La rudeza de la vida en África, las fiebres, las múltiples privaciones, el exceso de sufrimiento físico y moral… siempre fueron el común denominador en aquellos exploradores que a través de la selva llegaron a acercarse a periodos críticos de su existencia.
El recuerdo de aquellos arriesgados aventureros permanece vivo y sigue atrayendo a multitud de viajeros que persiguen su sombra esquiva en este rincón del océano Índico.

UN CRISOL DE CULTURAS
Situado en el océano Índico, el archipiélago de Zanzíbar forma parte territorialmente de Tanzania y está formado por Unguja (Zanzíbar), Pemba y varias islas menores. Dista alrededor de unos 75 kilómetros de la capital Dar es Salaam.
Todo el archipiélago fue bautizado con razón como “las islas de las especias”, no en balde los aromas de clavo, nuez moscada, coco y vainilla flotan en su aire tropical. Aún hoy los marinos aseguran poder reconocer el aroma de estas islas pese a encontrarse mar adentro. Sin embargo, el negocio de las especias es relativamente reciente en el área y tiene menos de doscientos años de antigüedad.
En realidad, lo que atrapa al visitante es la fascinante historia de estas islas, llenas de magia y romance, aparte de la tranquilidad que se respira en el ambiente y sus hermosas playas, de ahí que a lo largo de los últimos años se hayan convertido en uno de los destinos más atractivos de África.
Fueron los árabes quienes llamaron a la isla principal Zanzíbar, porque en lengua swahili zandji bar significa “la costa de los negros”.

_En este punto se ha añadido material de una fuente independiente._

#ifndef H264R_DB2_XCD
#define H264R_DB2_XCD 1
#endif
#ifndef H264R_DB2_DIAG
#define H264R_DB2_DIAG 0
#endif
#define H264R_DB2_WAVES_PER_EU (H264R_DB2_PL == 1 ? 4 : H264R_DB2_PL == 0 ? 3 : H264R_DB2_LPU == 8 ? (H264R_DB2_SG == 2 ? 3 : 2) : 1)
extern "C" __global__ __launch_bounds__(64) __attribute__((amdgpu_waves_per_eu(H264R_DB2_WAVES_PER_EU, H264R_DB2_WAVES_PER_EU))) void H264R_DB2_KERNEL(
    h264r_batch b, const DbInfo* __restrict__ dbinfo, uint64_t* hb, int* sync, int* err, uint32_t epoch, int2 rows, int nx,
    const uint8_t* __restrict__ recon)
{
    __shared__ UnitLds S[UNITS];
    __shared__ StageLds G[UNITS];
    __shared__ UpLds UP[PICS];
#ifdef H264R_DB2_LDS_PAD
    __shared__ uint32_t lds_pad[H264R_DB2_LDS_PAD / 4];
    if (threadIdx.x == 0 && epoch == 0xFFFFFFFFu) { lds_pad[0] = 1; __syncthreads(); err[0] = lds_pad[0]; }
#endif
    const Geom g = make_geom(b.width_mbs, b.height_mbs);
    const int W = g.wmb, R0 = rows.x, R1 = rows.y;
    const int ngroups = (b.num_pics + PICS - 1) / PICS;
    const int nbands = (R1 - R0 + BAND - 1) / BAND;
#if !H264R_DB2_XCD
    nx = 1;
#endif
    unsigned xcc_reg = 0;
    if (nx > 1) asm volatile("s_getreg_b32 %0, hwreg(HW_REG_XCC_ID)" : "=s"(xcc_reg));
    const int xcc = (int)(xcc_reg & 15u) % nx;
    const int ngx = (ngroups - xcc + nx - 1) / nx;
    int* counter = &sync[xcc];
    const bool local = nx > 1;
    const int items = ngx * nbands;
    for (;;) {
    __syncthreads();
    int tk = 0;
    if (threadIdx.x == 0) tk = atomicAdd(counter, 1);
    const int ticket = __builtin_amdgcn_readfirstlane(tk);
    if (ticket >= items) {
        xcd_drain_check(sync, sync + TICKET_DRAIN, nx, [&](int k) { return (ngroups - k + nx - 1) / nx * nbands; }, err);
        return;
    }
    const int band = ticket / ngx, grp = (ticket - band * ngx) * nx + xcc;
    int lane = threadIdx.x;
    asm volatile("" : "+v"(lane));
    const int u = lane / LPU, q8 = lane % LPU, q = q8 / NH, h = q8 % NH;
    const int rb = u / PICS, pu = u - rb * PICS;
    const int y = R0 + band * BAND + rb;
    const int pic0 = grp * PICS, npg = min(PICS, b.num_pics - pic0);
    const bool active = pu < npg && y < R1;
    const int pic = pic0 + min(pu, npg - 1), yc = min(y, R1 - 1);
    const bool above = y > R0, last_row = y == R1 - 1;
    const uint32_t tag32 = (epoch << 12) | ((uint32_t)band & 0xFFFu);
    const uint64_t tag_in = (uint64_t)((epoch << 12) | ((uint32_t)(band - 1) & 0xFFFu)) << 32;
    const bool polls = active && rb == 0 && above;
    const bool publishes = active && rb == BAND - 1 && !last_row;

    UnitLds& U = S[u];
    const UnitLds& A = S[rb ? u - PICS : u];
    StageLds& T = G[u];
    StageLds& TA = G[rb ? u - PICS : u];
    UpLds& TU = UP[pu];
    const uint32_t Wl = (uint32_t)g.W, Wc = (uint32_t)g.Wc;
    const uint32_t ysz = (uint32_t)g.ysz, csz = (uint32_t)g.csz;
    const __amdgpu_buffer_rsrc_t rY = __builtin_amdgcn_make_buffer_rsrc(b.out_y + (size_t)pic0 * g.ysz, 0, (int)(npg * ysz), RSRC_W3);
    const __amdgpu_buffer_rsrc_t rU = __builtin_amdgcn_make_buffer_rsrc(b.out_u + (size_t)pic0 * g.csz, 0, (int)(npg * csz), RSRC_W3);
    const __amdgpu_buffer_rsrc_t rV = __builtin_amdgcn_make_buffer_rsrc(b.out_v + (size_t)pic0 * g.csz, 0, (int)(npg * csz), RSRC_W3);
    const uint32_t yrow = active ? (uint32_t)(pic - pic0) * ysz + (uint32_t)y * 16u * Wl : OOB;
    const uint32_t crow = active ? (uint32_t)(pic - pic0) * csz + (uint32_t)y * 8u * Wc : OOB;
    const int p = q >> 1, d = q & 1;
    const v4u* info_row = reinterpret_cast<const v4u*>(dbinfo + (size_t)pic * g.nmb + (size_t)yc * W);
    const uint32_t hb_bytes = (uint32_t)b.num_pics * 2u * (uint32_t)W * RECG * 8u;
    const __amdgpu_buffer_rsrc_t hrs = __builtin_amdgcn_make_buffer_rsrc(hb, 0, (int)hb_bytes, RSRC_W3);
    const uint32_t rec_out = publishes ? (uint32_t)(((size_t)pic * 2 + (band & 1)) * W * RECG * 8) : OOB;
    const uint32_t rec_in = polls ? (uint32_t)(((size_t)pic * 2 + ((band + 1) & 1)) * W * RECG * 8) : OOB;
    constexpr uint64_t PAIR_POS = 0xba9654873210ull;
    auto pair_off = [&](uint32_t base, int m, int c, int k) -> uint32_t {
        const uint32_t bs = (uint32_t)(PAIR_POS >> (4 * (c * 3 + k))) & 15u;
        return base + (uint32_t)(m * RECG) * 8u + bs * 16u;
    };

    const uint8_t* rrow = recon + ((size_t)pic * g.nmb + (size_t)yc * W) * RECON_MB;
    constexpr int NLR = 16 / LPU, NCK = 8 / LPU;
    v4u wl[NLR], wc[NCK];
    auto fetch = [&](int m) {
#if H264R_DB2_DIAG & 2
        m = 0;
#endif
        const uint8_t* ma = rrow + (size_t)min(max(m, 0), W - 1) * RECON_MB;
        if constexpr (DOY) {
#pragma unroll
            for (int i = 0; i < NLR; ++i) wl[i] = load_global<v4u>(ma + (LPU * i + q8) * 16);
        }
        if constexpr (DOC) {
#pragma unroll
            for (int j = 0; j < NCK; ++j) wc[j] = load_global<v4u>(ma + RECON_CB + (LPU * j + q8) * 16);
        }
    };
    auto fill = [&](int s) {
        if constexpr (DOY) {
#pragma unroll
            for (int i = 0; i < NLR; ++i) *reinterpret_cast<v4u*>(&U.y[LPU * i + q8][4 * s]) = wl[i];
        }
#pragma unroll
        for (int j = 0; j < NCK; ++j) {
            const int k = LPU * j + q8, pl = k >> 2, r = 2 * (k & 3);
            if (DOC) {
                *reinterpret_cast<v2u*>(&U.c[pl][r][2 * s]) = wc[j].xy;
                *reinterpret_cast<v2u*>(&U.c[pl][r + 1][2 * s]) = wc[j].zw;
            }
        }
    };
    const int ylast = last_row || rb < BAND - 1 ? 15 : 12, clast = last_row || rb < BAND - 1 ? 7 : 6;
    auto stage_own = [&](int m, int s) {
        const int mc = max(m, 0);
        if constexpr (DOY) {
#pragma unroll
            for (int i = 0; i < NLR; ++i) {
                const int r = LPU * i + q8;
                *reinterpret_cast<v4u*>(&T.y[r][mc % SG][0]) = *reinterpret_cast<const v4u*>(&U.y[r][4 * s]);
            }
        }
        if constexpr (DOC) {
#pragma unroll
            for (int i = 0; i < NLR; ++i) {
                const int k = LPU * i + q8, pl = k >> 3, r = k & 7;
                *reinterpret_cast<v2u*>(&T.c[pl][r][mc % SG][0]) = *reinterpret_cast<const v2u*>(&U.c[pl][r][2 * s]);
            }
        }
    };
    auto store_groups = [&](int xs) {
        const int mo = xs - 1;
        const bool own = active && mo >= 0 && mo < W;
        const int r = lane / SG, pp = lane % SG, rr = min(r, 15), cp = rr >> 3, cr = rr & 7;
        for (uint64_t bm = __ballot(own && q8 == 0 && (mo % SG == SG - 1 || mo == W - 1)); bm; bm &= bm - 1) {
            const int l0 = __builtin_ctzll(bm), u2 = l0 / LPU;
            const int m2 = __builtin_amdgcn_readlane(mo, l0), yl2 = __builtin_amdgcn_readlane(ylast, l0);
            const int cl2 = __builtin_amdgcn_readlane(clast, l0);
            const uint32_t yr2 = (uint32_t)__builtin_amdgcn_readlane((int)yrow, l0);
            const uint32_t cr2 = (uint32_t)__builtin_amdgcn_readlane((int)crow, l0);
            const int g0 = m2 & ~(SG - 1);
            const bool inrow = g0 + pp <= m2 && r < 16;
            if constexpr (DOY)
                st16<OUT_AUX>(rY, r <= yl2 && inrow ? yr2 + (uint32_t)r * Wl + (uint32_t)(g0 + pp) * 16u : OOB,
                              *reinterpret_cast<const v4u*>(&G[u2].y[rr][pp][0]));
            if constexpr (DOC) {
                const uint32_t off = cr <= cl2 && inrow ? cr2 + (uint32_t)cr * Wc + (uint32_t)(g0 + pp) * 8u : OOB;
                const v2u cv = *reinterpret_cast<const v2u*>(&G[u2].c[cp][cr][pp][0]);
                st8<OUT_AUX>(rU, cp == 0 ? off : OOB, cv);
                st8<OUT_AUX>(rV, cp == 1 ? off : OOB, cv);
            }
        }
        const bool up = active && rb == 0 && above && xs >= 0 && xs < W;
        for (uint64_t bm = __ballot(up && q8 == 0 && (xs % SG == SG - 1 || xs == W - 1)); bm; bm &= bm - 1) {
            const int l0 = __builtin_ctzll(bm), pu2 = l0 / LPU;
            const int x2 = __builtin_amdgcn_readlane(xs, l0);
            const uint32_t yr2 = (uint32_t)__builtin_amdgcn_readlane((int)yrow, l0);
            const uint32_t cr2 = (uint32_t)__builtin_amdgcn_readlane((int)crow, l0);
            const int g0 = x2 & ~(SG - 1);
            const bool inrow = g0 + pp <= x2 && r < 16;
            if constexpr (DOY)
                st16<OUT_AUX>(rY, r < 3 && inrow ? yr2 - (uint32_t)(3 - r) * Wl + (uint32_t)(g0 + pp) * 16u : OOB,
                              *reinterpret_cast<const v4u*>(&UP[pu2].yu[min(r, 2)][pp][0]));
            if constexpr (DOC) {
                const uint32_t off = r < 2 && inrow ? cr2 - Wc + (uint32_t)(g0 + pp) * 8u : OOB;
                const v2u cv = *reinterpret_cast<const v2u*>(&UP[pu2].cu[r & 1][pp][0]);
                st8<OUT_AUX>(rU, r == 0 ? off : OOB, cv);
                st8<OUT_AUX>(rV, r == 1 ? off : OOB, cv);
            }
        }
    };
    auto granule = [&](int s, int c, int i) -> uint32_t {
        return i < 4 ? U.y[12 + i][4 * s + c] : U.c[c >> 1][2 + i][2 * s + (c & 1)];
    };
    auto publish_pair = [&](uint32_t base, int m, int s, int c, int k) {
        const v4u v = {granule(s, c, 2 * k), tag32, granule(s, c, 2 * k + 1), tag32};
        if (local) st16(hrs, pair_off(base, m, c, k), v);
        else st16<AUX_SC1>(hrs, pair_off(base, m, c, k), v);
    };
    auto early_c = [&](int lq, int j) { return lq < 3 ? (j ? 2 : 0) : 1; };
    auto early_k = [&](int lq, int j) { return lq < 3 ? lq : j; };
    auto late_c = [&](int lq) { return lq == 0 ? 1 : 3; };
    auto late_k = [&](int lq) { return lq == 0 ? 2 : lq - 1; };
    constexpr int NINF = LPU == 4 ? 2 : 1;
    v4u ninf[NINF];
    auto load_info = [&](int m) {
        const v4u* src = info_row + (size_t)min(max(m, 0), W - 1) * 5;
        ninf[0] = src[min(q8, 4)];
        if (NINF == 2) ninf[NINF - 1] = src[4];
    };
    auto put_info = [&](bool ok) {
        const v4u z = {0u, 0u, 0u, 0u};
        *reinterpret_cast<v4u*>(&U.info[4 * min(q8, 4)]) = ok ? ninf[0] : z;
        if (NINF == 2) *reinterpret_cast<v4u*>(&U.info[16]) = ok ? ninf[NINF - 1] : z;
    };
    auto partner = [&](uint32_t v) -> uint32_t {
        return (uint32_t)__builtin_amdgcn_update_dpp(0, (int)v, 0xB1, 0xF, 0xF, false);
    };

    TRACE(const unsigned long long tr_start = __builtin_amdgcn_s_memrealtime(); unsigned long long tph[4] = {0, 0, 0, 0};
          unsigned long long tm = __builtin_amdgcn_s_memtime();)
    bool ok = true;
    const int s0 = -2, s1 = W + BAND - 1;
    int x = s0 - rb;
    uint64_t rin[6];
    auto load_record = [&](int m) {
        const uint32_t base = active && m >= 0 && m < W ? rec_in : OOB;
#pragma unroll
        for (int k = PL == 1 ? 2 : 0; k < (PL == 0 ? 2 : 3); ++k) {
            const v4u v = __builtin_bit_cast(v4u, __builtin_amdgcn_raw_buffer_load_b128(hrs, pair_off(base, max(m, 0), q, k), 0, AUX_SC1));
            rin[2 * k] = v.x | (uint64_t)v.y << 32; rin[2 * k + 1] = v.z | (uint64_t)v.w << 32;
        }
    };
    put_info(false);
    wave_sync();
    fetch(x + 1);
    load_info(x + 1);
    for (int s = s0; s <= s1; ++s, ++x) {
        const bool xok = active && x >= 0 && x < W;
        const int sl = (x + 1) & 1, sc = x & 1;
        uint32_t inf[20];
#pragma unroll
        for (int k = 0; k < 5; ++k) {
            const v4u v = *reinterpret_cast<const v4u*>(&U.info[4 * k]);
            inf[4 * k] = v.x; inf[4 * k + 1] = v.y; inf[4 * k + 2] = v.z; inf[4 * k + 3] = v.w;
        }
        const uint32_t cpar[3] = {p ? inf[14] : inf[11], p ? inf[15] : inf[12], p ? inf[16] : inf[13]};

        {
          if constexpr (DOY) {
            EdgeP ev[4];
#pragma unroll
            for (int e = 0; e < 4; ++e) ev[e] = edge_params(inf[8 + (e == 0 ? 0 : 2)], bs_pair(inf[e], q, q));
#pragma unroll
            for (int ii = 0; ii < 2 / NH; ++ii) {
                const int i = NH == 2 ? h : ii;
                const int ra = 4 * q + i, rb2 = ra + 2;
                uint32_t la = U.y[ra][4 * sl + 3], lb = U.y[rb2][4 * sl + 3];
                const v4u Av = *reinterpret_cast<const v4u*>(&U.y[ra][4 * sc]);
                const v4u Bv = *reinterpret_cast<const v4u*>(&U.y[rb2][4 * sc]);
                uint32_t a[4] = {Av.x, Av.y, Av.z, Av.w}, bb[4] = {Bv.x, Bv.y, Bv.z, Bv.w};
                s2 c[20];
#pragma unroll
                for (int k = 0; k < 4; ++k) c[k] = unpack2(la, lb, k);
#pragma unroll
                for (int k = 4; k < 20; ++k) c[k] = unpack2(a[(k >> 2) - 1], bb[(k >> 2) - 1], k & 3);
                filter2<true, false>(c[0], c[1], c[2], c[3], c[4], c[5], c[6], c[7], ev[0]);
#pragma unroll
                for (int e = 1; e < 4; ++e)
                    filter2<false, false>(c[4 * e], c[4 * e + 1], c[4 * e + 2], c[4 * e + 3], c[4 * e + 4], c[4 * e + 5],
                                          c[4 * e + 6], c[4 * e + 7], ev[e]);
                pack4(c[0], c[1], c[2], c[3], la, lb);
#pragma unroll
                for (int k = 0; k < 4; ++k) pack4(c[4 + 4 * k], c[5 + 4 * k], c[6 + 4 * k], c[7 + 4 * k], a[k], bb[k]);
                U.y[ra][4 * sl + 3] = la;
                U.y[rb2][4 * sl + 3] = lb;
                *reinterpret_cast<v4u*>(&U.y[ra][4 * sc]) = (v4u){a[0], a[1], a[2], a[3]};
                *reinterpret_cast<v4u*>(&U.y[rb2][4 * sc]) = (v4u){bb[0], bb[1], bb[2], bb[3]};
            }
          }
            load_record(x);
          if constexpr (DOC) {
#pragma unroll
            for (int ii = 0; ii < 2 / NH; ++ii) {
                const int i = NH == 2 ? h : ii;
                const int ra = 4 * d + i, rb2 = ra + 2;
                EdgeP ec[2];
#pragma unroll
                for (int e = 0; e < 2; ++e)
                    ec[e] = edge_params(cpar[e == 0 ? 0 : 2], bs_pair(inf[2 * e], ra >> 1, rb2 >> 1));
                uint32_t la = U.c[p][ra][2 * sl + 1], lb = U.c[p][rb2][2 * sl + 1];
                const v2u Av = *reinterpret_cast<const v2u*>(&U.c[p][ra][2 * sc]);
                const v2u Bv = *reinterpret_cast<const v2u*>(&U.c[p][rb2][2 * sc]);
                uint32_t a[2] = {Av.x, Av.y}, bb[2] = {Bv.x, Bv.y};
                s2 c[12];
#pragma unroll
                for (int k = 0; k < 4; ++k) c[k] = unpack2(la, lb, k);
#pragma unroll
                for (int k = 4; k < 12; ++k) c[k] = unpack2(a[(k >> 2) - 1], bb[(k >> 2) - 1], k & 3);
                filter2<true, true>(c[0], c[1], c[2], c[3], c[4], c[5], c[6], c[7], ec[0]);
                filter2<false, true>(c[4], c[5], c[6], c[7], c[8], c[9], c[10], c[11], ec[1]);
                pack4(c[0], c[1], c[2], c[3], la, lb);
                pack4(c[4], c[5], c[6], c[7], a[0], bb[0]);
                pack4(c[8], c[9], c[10], c[11], a[1], bb[1]);
                U.c[p][ra][2 * sl + 1] = la;
                U.c[p][rb2][2 * sl + 1] = lb;
                *reinterpret_cast<v2u*>(&U.c[p][ra][2 * sc]) = (v2u){a[0], a[1]};
                *reinterpret_cast<v2u*>(&U.c[p][rb2][2 * sc]) = (v2u){bb[0], bb[1]};
            }
          }
        }
        TRACE({ const unsigned long long t2 = __builtin_amdgcn_s_memtime(); tph[0] += t2 - tm; tm = t2; })

        auto ready = [&]() {
            bool r = true;
#pragma unroll
            for (int i = PL == 1 ? 4 : 0; i < (PL == 0 ? 4 : 6); ++i) r &= (rin[i] & 0xFFFFFFFF00000000ull) == tag_in;
            return __builtin_amdgcn_readfirstlane(__all(r || !(polls && xok))) != 0;
        };
        if (!ready()) {
            WaitClock wclk;
            bool give_up = false;
            for (;;) {
                __builtin_amdgcn_s_sleep(1);
                load_record(x);
                if (ready()) break;
                if (wait_give_up(err, wclk)) { give_up = true; break; }
            }
            if (give_up) { ok = false; break; }
        }
        if (R0 > 0 && band == 0 && __builtin_amdgcn_readfirstlane(__any(rb == 0 && xok && inf[4] != 0)))
            __hip_atomic_store(err, DEV_ERR_BAND_EDGE, __ATOMIC_RELAXED, __HIP_MEMORY_SCOPE_AGENT);
        wave_sync();
        TRACE({ const unsigned long long t2 = __builtin_amdgcn_s_memtime(); tph[1] += t2 - tm; tm = t2; })
        if constexpr (PL == 2)
            publish_pair(active && x >= 1 && x <= W && h == 0 ? rec_out : OOB, max(x - 1, 0), sl, late_c(q), late_k(q));
        else if constexpr (PL == 0)
            publish_pair(active && x >= 1 && x <= W && q == 3 ? rec_out : OOB, max(x - 1, 0), sl, 3, h);
        else
            publish_pair(active && x >= 1 && x <= W && h == 0 && (q & 1) ? rec_out : OOB, max(x - 1, 0), sl, q, 2);
        if (rb) {
            if constexpr (DOY) {
#pragma unroll
                for (int r = 0; r < 4; ++r) rin[r] = A.y[12 + r][4 * sc + q];
            }
            if constexpr (DOC) {
#pragma unroll
                for (int r = 0; r < 2; ++r) rin[4 + r] = A.c[p][6 + r][2 * sc + d];
            }
        }
#if !(H264R_DB2_DIAG & 1)
        store_groups(x - 1);
        __builtin_amdgcn_fence(__ATOMIC_RELEASE, "wavefront");
#endif
        stage_own(x - 1, sl);
        wave_sync();
        fill(sl);
        put_info(active && x + 1 >= 0 && x + 1 < W);
        TRACE({ const unsigned long long t2 = __builtin_amdgcn_s_memtime(); tph[2] += t2 - tm; tm = t2; })

        uint32_t wy[20], wcv[10];
        {
        if constexpr (DOY) {
#pragma unroll
            for (int r = 0; r < 4; ++r) wy[r] = (uint32_t)rin[r];
#pragma unroll
            for (int r = 0; r < 16; ++r) wy[4 + r] = U.y[r][4 * sc + q];
            EdgeP eh[4];
#pragma unroll
            for (int e = 0; e < 4; ++e) eh[e] = edge_params(inf[8 + (e == 0 ? 1 : 2)], bs_pair(inf[4 + e], q, q));
            s2 c[2 / NH][20];
#pragma unroll
            for (int jj = 0; jj < 2 / NH; ++jj) {
                const int j = NH == 2 ? h : jj;
#pragma unroll
                for (int r = 0; r < 20; ++r) c[jj][r] = unpack_cols(wy[r], j);
                filter2<true, false>(c[jj][0], c[jj][1], c[jj][2], c[jj][3], c[jj][4], c[jj][5], c[jj][6], c[jj][7], eh[0]);
#pragma unroll
                for (int e = 1; e < 4; ++e)
                    filter2<false, false>(c[jj][4 * e], c[jj][4 * e + 1], c[jj][4 * e + 2], c[jj][4 * e + 3], c[jj][4 * e + 4],
                                          c[jj][4 * e + 5], c[jj][4 * e + 6], c[jj][4 * e + 7], eh[e]);
            }
#pragma unroll
            for (int r = 1; r < 20; ++r) {
                if constexpr (NH == 1) {
                    wy[r] = pack_cols(c[0][r], c[2 / NH - 1][r]);
                } else {
                    const s2 o = as_s2(partner(as_w(c[0][r])));
                    wy[r] = h ? pack_cols(o, c[0][r]) : pack_cols(c[0][r], o);
                }
            }
#pragma unroll
            for (int r = 0; r < 16; ++r) U.y[r][4 * sc + q] = wy[4 + r];
        }
        if constexpr (DOC) {
#pragma unroll
            for (int r = 0; r < 2; ++r) wcv[r] = (uint32_t)rin[4 + r];
#pragma unroll
            for (int r = 0; r < 8; ++r) wcv[2 + r] = U.c[p][r][2 * sc + d];
            EdgeP eh[2];
#pragma unroll
            for (int e = 0; e < 2; ++e) eh[e] = edge_params(cpar[e == 0 ? 1 : 2], bs_pair(inf[4 + 2 * e], 2 * d, 2 * d + 1));
            s2 c[2 / NH][10];
#pragma unroll
            for (int jj = 0; jj < 2 / NH; ++jj) {
                const int j = NH == 2 ? h : jj;
#pragma unroll
                for (int r = 0; r < 10; ++r) c[jj][r] = unpack_cols(wcv[r], j);
                s2 d0 = c[jj][0], d1 = c[jj][9];
                filter2<true, true>(d0, d0, c[jj][0], c[jj][1], c[jj][2], c[jj][3], d1, d1, eh[0]);
                filter2<false, true>(d0, d0, c[jj][4], c[jj][5], c[jj][6], c[jj][7], d1, d1, eh[1]);
            }
#pragma unroll
            for (int r = 1; r < 10; ++r) {
                if constexpr (NH == 1) {
                    wcv[r] = pack_cols(c[0][r], c[2 / NH - 1][r]);
                } else {
                    const s2 o = as_s2(partner(as_w(c[0][r])));
                    wcv[r] = h ? pack_cols(o, c[0][r]) : pack_cols(c[0][r], o);
                }
            }
#pragma unroll
            for (int r = 0; r < 8; ++r) U.c[p][r][2 * sc + d] = wcv[2 + r];
        }
        }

Los primeros en establecerse en estas latitudes fueron los bantúes africanos que provenían del interior del continente. Las corrientes del comercio antiguo atrajeron a los persas y los árabes de Omán desde el año 700 de nuestra Era. Al principio del siglo XVII las costas del este de África estuvieron dominadas por los portugueses, que permanecieron en la región cerca de doscientos años. Cuando Portugal comenzó a decaer como potencia mundial, los árabes de Omán invadieron y sometieron las islas. El Sultán de Omán estaba tan entusiasmado con las perspectivas de riqueza que ofrecía la región que se trasladó al archipiélago. El principal atractivo comercial de entonces era el marfil y los esclavos.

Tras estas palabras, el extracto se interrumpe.